Large Multimodal Models (LMMs) such as OpenAI’s GPT-4 with Vision achieve impressive performance across a range of vision tasks. For example, you can ask GPT-4 with Vision to retrieve the text in a document and receive accurate results.

Many analyses have been run on the performance of GPT-4 with Vision, but all have one notable exception: the results are frozen in time. As new updates are made available, it is hard to track performance without explicitly running the same tests again. 

With that in mind, the Roboflow team is excited to announce GPT Checkup, an open source and automated analysis tool for GPT-4 with Vision.

GPT Checkup runs a set of standard tests on GPT-4 with Vision every day, covering common vision tasks such as document OCR, object counting, object detection, and more.

In this guide, we are going to talk about what GPT Checkup is, how it works, and how you can contribute to GPT Checkup. Without further ado, let’s get started!

What is GPT Checkup?

GPT Checkup is a website that runs standard tests on GPT-4 with Vision every day. The website displays the prompts sent to GPT-4 as well as the response returned by the model. We show performance over the last seven days on the web application to measure stability over time.

We are excited about multimodality and know that one-off tests are not the best way to evaluate multimodal models, especially if a model is closed source. Knowing how a model performs across a range of tasks over time is crucial to build confidence in using LMMs in production applications. Running these tests takes time, so we built an automated solution for the community.

GPT Checkup allows you to understand how GPT-4 with Vision performs on various tasks.  This information can be used as an input to questions you have about the extent to which GPT-4 with Vision could help you solve a problem. For instance, at the time of writing GPT Checkup reports that GPT-4 with Vision struggles with object counting but is able to accurately run OCR on a document.

We are excited to see how this site could be used to monitor how behavior changes over time. Perhaps an update improves model performance on one task; perhaps an update causes a deterioration in performance for a task. GPT Checkup lets us monitor for such scenarios, automatically.

At the time of writing, GPT Checkup analyzes the following capabilities:

  • Object counting
  • Handwriting OCR
  • Object detection
  • Graph understanding
  • Color recognition
  • Annotation quality assurance
  • Object measurement
  • Zero-shot classification
  • Document OCR
  • Structured data OCR
  • Math OCR

We also calculate the average response time when we make all these requests and display it on the website.

The results from the GPT model are displayed on the web page and archived into a GitHub repository. You can use the site to see how GPT has performed on the standard tests every day for the last week. You can use the archived GitHub data to look further back.

How GPT Checkup Works

GPT Checkup features a set of standard prompts and images.
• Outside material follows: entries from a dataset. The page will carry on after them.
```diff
@@ -479,20 +492,13 @@
 int launch(const GemmMaps& maps, GemmParams& p, int num_sms, size_t max_smem, cudaStream_t stream) {
   constexpr int kStageBytes = kAStage + BN * kBK * 2;
   constexpr size_t kStagingBytes = static_cast<size_t>(BN / 64) * kBM * 128;
-  p.n_res_bufs = (p.tma_epi && p.res) ? 2 : 0;
-  p.n_out_bufs = p.tma_epi ? 2 : 0;
   const int k_iters_h = p.n_terms * p.taps * p.cblocks;
   p.a_resident = (kEpi != 0 && wants_a_resident(p, BN, kIm2col, max_smem)) ? 1 : 0;
-  const size_t sb_bytes = p.a_resident ? static_cast<size_t>(2) * p.num_n_tiles * BN * 4 : static_cast<size_t>(4) * BN * 4;
+  const size_t sb_bytes = p.a_resident ? static_cast<size_t>(2) * p.num_n_tiles * BN * 4 : static_cast<size_t>(8) * BN * 4;
   const size_t ares_bytes = p.a_resident ? static_cast<size_t>(k_iters_h) * kAStage : 0;
-  auto fixed_for = [&](int nout, int nres) {
-    return 1024 + sb_bytes + ares_bytes + 256 + static_cast<size_t>(nout + nres) * kStagingBytes + (p.tma_epi ? 0 : kXposeBytes) +
-           kAccXposeBytes;
-  };
+  const size_t fixed = 1024 + sb_bytes + ares_bytes + 256 + (p.tma_epi ? 2 * kStagingBytes : kXposeBytes) + kAccXposeBytes;
   const size_t stage_bytes = p.a_resident ? static_cast<size_t>(BN) * kBK * 2 : static_cast<size_t>(kStageBytes);
-  if (p.tma_epi && (fixed_for(p.n_out_bufs, p.n_res_bufs) + 3 * stage_bytes > max_smem)) p.n_out_bufs = 1;
-  const size_t fixed = fixed_for(p.n_out_bufs, p.n_res_bufs);
-  DCR_REQUIRE(max_smem > fixed + 2 * stage_bytes, "gemm: not enough shared memory");
+  DCR_REQUIRE(max_smem > fixed + 3 * stage_bytes, "gemm: not enough shared memory");
   int stages = static_cast<int>((max_smem - fixed) / stage_bytes);
   stages = std::min(stages, 8);
   p.stages = stages;
@@ -546,9 +552,8 @@
     w_planes = std::max(w_planes, d.term_w[t] + 1);
   }
   DCR_REQUIRE(a_planes <= 3 && w_planes <= 3, "conv_gemm: at most 3 planes");
-  int BN = d.N <= 64 ? 64 : (d.N <= 128 ? 128 : 256);
-  const bool single_plane = d.out && d.out_planes <= 1 && !d.out_f32 && (!d.res || d.res_planes <= 1);
-  if (BN == 256 && single_plane && (d.res != nullptr || static_cast<long long>(d.kh) * d.kw * d.C <= 256)) BN = 128;
+  int BN = d.N <= 64 ? 64 : 128;
+  if (d.act == 3) BN = 64;
   {
     const long long m_tiles = (M + kBM - 1) / kBM;
     while (BN > 64 && ktot >= 1024 && m_tiles * ((d.N + BN - 1) / BN) * 4 <= di->num_sms) BN /= 2;
@@ -631,11 +636,10 @@
           : launch<BNv, false, E>(maps, p, di->num_sms, di->max_smem_optin, stream))
 #define DCR_LAUNCH(BNv)                                                                          \
   (epi == 0 ? DCR_LAUNCH_E(BNv, 0)                                                                \
-            : (epi == 1 ? DCR_LAUNCH_E(BNv, 1) : (epi == 2 ? DCR_LAUNCH_E(BNv, 2) : (epi == 3 ? DCR_LAUNCH_E(BNv, 3) : DCR_LAUNCH_E(BNv, 4)))))
+            : (epi == 1 ? DCR_LAUNCH_E(BNv, 1) : (epi == 2 ? DCR_LAUNCH_E(BNv, 2) : (epi == 3 ? DCR_LAUNCH_E(BNv, 3) : DCR_LAUNCH_E(64, 4)))))
   switch (BN) {
     case 64: return DCR_LAUNCH(64);
     case 128: return DCR_LAUNCH(128);
-    case 256: return DCR_LAUNCH(256);
     default: return set_error(-1, "conv_gemm: unsupported BN %d", BN);
   }
 #undef DCR_LAUNCH_E
diff --git a/dcr_b200/csrc/ptx.cuh b/dcr_b200/csrc/ptx.cuh
--- a/dcr_b200/csrc/ptx.cuh
+++ b/dcr_b200/csrc/ptx.cuh
@@ -27,6 +27,9 @@
 
 DCR_DEVICE void mbar_arrive(uint64_t* bar) {
   asm volatile("mbarrier.arrive.shared::cta.b64 _, [%0];" ::"r"(smem_u32(bar)) : "memory");
+}
+DCR_DEVICE void mbar_arrive_cnt(uint64_t* bar, uint32_t count) {
+  asm volatile("mbarrier.arrive.shared::cta.b64 _, [%0], %1;" ::"r"(smem_u32(bar)), "r"(count) : "memory");
 }
 DCR_DEVICE void mbar_arrive_expect_tx(uint64_t* bar, uint32_t bytes) {
   asm volatile("mbarrier.arrive.expect_tx.shared::cta.b64 _, [%0], %1;" ::"r"(smem_u32(bar)), "r"(bytes) : "memory");
@@ -62,7 +65,19 @@
       ph ^= 1;
     }
   }
+  DCR_DEVICE void skip(int k) {
+    for (int i = 0; i < k; ++i) next();
+  }
 };
+
+template <int kRegs>
+DCR_DEVICE void wg_regs_dec() { asm volatile("setmaxnreg.dec.sync.aligned.u32 %0;" ::"n"(kRegs)); }
+template <int kRegs>
+DCR_DEVICE void wg_regs_inc() { asm volatile("setmaxnreg.inc.sync.aligned.u32 %0;" ::"n"(kRegs)); }
+
+DCR_DEVICE void named_bar_sync(uint32_t id, uint32_t threads) {
+  asm volatile("bar.sync %0, %1;" ::"r"(id), "r"(threads) : "memory");
+}
 
 DCR_DEVICE void tma_prefetch_desc(const void* tmap) {
   asm volatile("prefetch.tensormap [%0];" ::"l"(reinterpret_cast<uint64_t>(tmap)) : "memory");
```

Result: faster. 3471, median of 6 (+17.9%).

These are sent to the GPT-4 with Vision API every day.

We have an expected result to which we compare the response from the API. For example, in the OCR tests we look for the GPT-4 with Vision output to be the same as our manual transcription; in the object counting test, we compare the GPT-4 with Vision response to the answer we know is correct.

Contribute to GPT Checkup

GPT Checkup is open source. Both the data from our tests, as well as the code we use to run our tests, is available on GitHub. You can add your own tests. To do so, refer to our instructions on how to contribute your own test to the site.

We will accept contributions that cover functionalities that are not already evaluated or that add unique tests that otherwise add value to the site. For example, tests that evaluate industry use cases are welcomed. You could add tests that:

  • Evaluate GPT’s spacial awareness capabilities.
  • Show GPT’s performance with Set of Mark prompting.
  • Check if GPT can identify several attributes of an object at once (i.e. the color, make, and model of a popular car).

Roboflow will cover the API costs to run the tests each day.

Conclusion

GPT Checkup is an online tool that evaluates GPT-4 with Vision. The site runs a standard set of tests so you can see how GPT-4 with Vision performs over time. These tests cover a range of tasks, from object detection to object counting to document OCR.

You can use GPT Checkup to understand how one state of the art model – GPT-4 with Vision – performs on tasks that may be relevant to an application you are building. You can evaluate not only how the model performs today, but how the model performed in the past on the task.

There is one notable limitation with GPT Checkup: the site reports only the tests that have been run. We encourage you to use GPT Checkup as one of the many ways you explore multimodal models. Automated testing is no substitute for hands-on experience using your own data.

GPT Checkup is not affiliated with OpenAI.